Жозеф, ничего не отвечая, протянул Амори письмо.
В этом письме была единственная строка, написанная господином д'Авриньи: «На этот раз она умрет, и это вы ее убили».
Легко понять, какую ужасную ночь провел Амори.
Его комната находилась над комнатой Мадлен. Всю ночь он провел лежа, приложив ухо к паркету, вставая только, чтобы открыть дверь, в надежде увидеть проходящих слуг, у кого он мог узнать новости.
Время от времени он слышал быстрые шаги, свидетельствующие, что кризис усиливается, иногда раздавался кашель, который разрывал грудь больной.
Наступил день: мало-помалу шум в комнате Мадлен стих, Амори надеялся, что она уснула.
Он спустился в малую гостиную, долго прислушивался у двери в спальню, не осмеливаясь зайти, не желая подняться к себе, как будто прикованный к месту.
Вдруг дверь открылась, Амори отступил на шаг: это был господин д'Авриньи, выходящий из комнаты Мадлен, темное лицо его при виде Амори приняло оттенок ужасной строгости.
Амори почувствовал, что ноги его не держат и упал на колени, прошептав одно слово: «Простите!»
Наконец, он почувствовал, что господин д'Авриньи взял обе его руки в свою, — только рука господина д'Авриньи была холодна как лед.

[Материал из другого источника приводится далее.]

__global__ __launch_bounds__(1024) void bin_offsets_kernel(BinLists lists, int nkeys) { bin_offsets_body(lists, nkeys, blockIdx.y, blockIdx.x); }

template <int Q>
__global__ __launch_bounds__(256) void scatter_records_kernel(const short* __restrict__ keys, const float4* __restrict__ rec,
                                                              long long capacity, int* __restrict__ cursor,
                                                              float4* __restrict__ out, int* __restrict__ hist, int nkeys) {
  constexpr int NCH = 4;
  __shared__ long long s_slot[4][NCH * kWave];
  __shared__ int s_pos[4][NCH * kWave];
  const int lane = threadIdx.x & (kWave - 1), wave = threadIdx.x >> 6;
  if (hist)
    for (long long k = (long long)blockIdx.x * blockDim.x + threadIdx.x; k < nkeys; k += (long long)gridDim.x * blockDim.x) hist[k] = 0;
  const long long slot0 = ((long long)blockIdx.x * 4 + wave) * (NCH * kWave);
  if (slot0 >= capacity) return;
  int key[NCH], run[NCH], hl[NCH], base[NCH];
  bool head[NCH];
  unsigned long long act[NCH];
#pragma unroll
  for (int i = 0; i < NCH; ++i) {
    const long long slot = slot0 + i * kWave + lane;
    key[i] = slot < capacity ? (int)keys[slot] : -1;
  }
#pragma unroll
  for (int i = 0; i < NCH; ++i) {
    const bool active = key[i] >= 0;
    act[i] = __ballot(active);
    const int prev = __shfl_up(key[i], 1);
    head[i] = active && (lane == 0 || prev != key[i]);
    const unsigned long long heads = __ballot(head[i]);
    const unsigned long long ends = __ballot(head[i] || !active);
    const unsigned long long above = (lane == 63) ? 0ull : (ends & ~((2ull << lane) - 1ull));
    run[i] = (above ? __builtin_ctzll(above) : 64) - lane;
    const unsigned long long below = heads & ((lane == 63) ? ~0ull : ((2ull << lane) - 1ull));
    hl[i] = below ? 63 - __builtin_clzll(below) : 0;
  }
#pragma unroll
  for (int i = 0; i < NCH; ++i) base[i] = head[i] ? atomicAdd(&cursor[key[i]], run[i]) : 0;
  int n_act = 0;
#pragma unroll
  for (int i = 0; i < NCH; ++i) {
    const int pos = __shfl(base[i], hl[i]) + (lane - hl[i]);
    if (key[i] >= 0) {
      const int e = n_act + __popcll(act[i] & ((1ull << lane) - 1ull));
      s_slot[wave][e] = slot0 + i * kWave + lane;
      s_pos[wave][e] = pos;
    }
    n_act += __popcll(act[i]);
  }
  wave_lds_fence();
  const int items = n_act * Q;
  for (int it = lane; it < items; it += kWave) {
    const int e = it / Q, part = it - e * Q;
    out[(long long)s_pos[wave][e] * Q + part] = rec[s_slot[wave][e] * Q + part];
  }
}

constexpr int kBrickThreads = 512;

__host__ __device__ inline int brick_node_stride(int C) { return (C + 3) / 4 * 4; }
__host__ __device__ inline int brick_row_stride(int B, int C) {
  const int row = B * brick_node_stride(C);
  return row + ((48 - row % 64) + 64) % 64;
}
__host__ __device__ inline int brick_slab_stride(int B, int C) {
  const int slab = B * brick_row_stride(B, C);
  return slab + ((8 - slab % 64) + 64) % 64;
}
__host__ __device__ inline int brick_acc_words(int B, int C) { return B * brick_slab_stride(B, C) + 64; }

#ifdef RF_BRICK_PROFILE
__device__ unsigned long long g_brick_prof[8];
#define RF_PROF_MARK(slot)                                                       \
  do {                                                                           \
    const unsigned long long now_ = __builtin_readcyclecounter();                \
    prof_acc_[slot] += now_ - prof_t_;                                           \
    prof_t_ = now_;                                                              \
  } while (0)
#define RF_PROF_START()                                              \
  unsigned long long prof_acc_[8] = {0, 0, 0, 0, 0, 0, 0, 0};        \
  unsigned long long prof_t_ = __builtin_readcyclecounter()
#define RF_PROF_END()                                                            \
  do {                                                                           \
    if (threadIdx.x == 0) {                                                      \
      _Pragma("unroll") for (int s_ = 0; s_ < 8; ++s_)                           \
        if (prof_acc_[s_]) atomicAdd(&g_brick_prof[s_], prof_acc_[s_]);          \
    }                                                                            \
  } while (0)
#else
#define RF_PROF_MARK(slot) do { } while (0)
#define RF_PROF_START() do { } while (0)
#define RF_PROF_END() do { } while (0)
#endif

__device__ __forceinline__ void brick_range_entry(const BrickArgs& a, const long long* __restrict__ offsets, int bx, int by, int bz, int e,
                                                  int& start, int& cnt) {
  const int ex = e / 5, eyz = e - ex * 5;
  const int ox = ex == 2, xf = ex >= 1;
  const int oy = (0x16 >> eyz) & 1, oz = (0x18 >> eyz) & 1;
  const int f0 = (0x32310 >> (4 * eyz)) & 7, f1 = (0x33313 >> (4 * eyz)) & 7;
  const int sx = bx - ox, sy = by - oy, sz = bz - oz;
  start = 0;
  cnt = 0;
  if (sx >= 0 && sy >= 0 && sz >= 0) {
    const long long* off = offsets + ((long long)((((sx << 1) | xf) * a.nby + sy) * a.nbz + sz) << 2);
    const long long rs = off[f0];
    start = (int)rs;
    cnt = (int)(off[f1 + 1] - rs);
  }
}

— Встаньте, Амори, — сказал он ему, — это не ваша вина, это вина природы, что делает из любви для одних — живительное влияние, а для других — убийственный миг. Я предвидел все это, и вот почему я хотел, чтобы вы уехали.
— Отец мой, отец! — воскликнул Амори. — Спасите ее, спасите! Пусть я даже больше ее не увижу.
— Спасти ее! — прошептал господин д'Авриньи. — Вы думаете, меня надо просить, чтобы я ее спас, это не меня надо просить, а Бога.
— У вас нет никакой надежды? Значит, мы приговорены безвозвратно?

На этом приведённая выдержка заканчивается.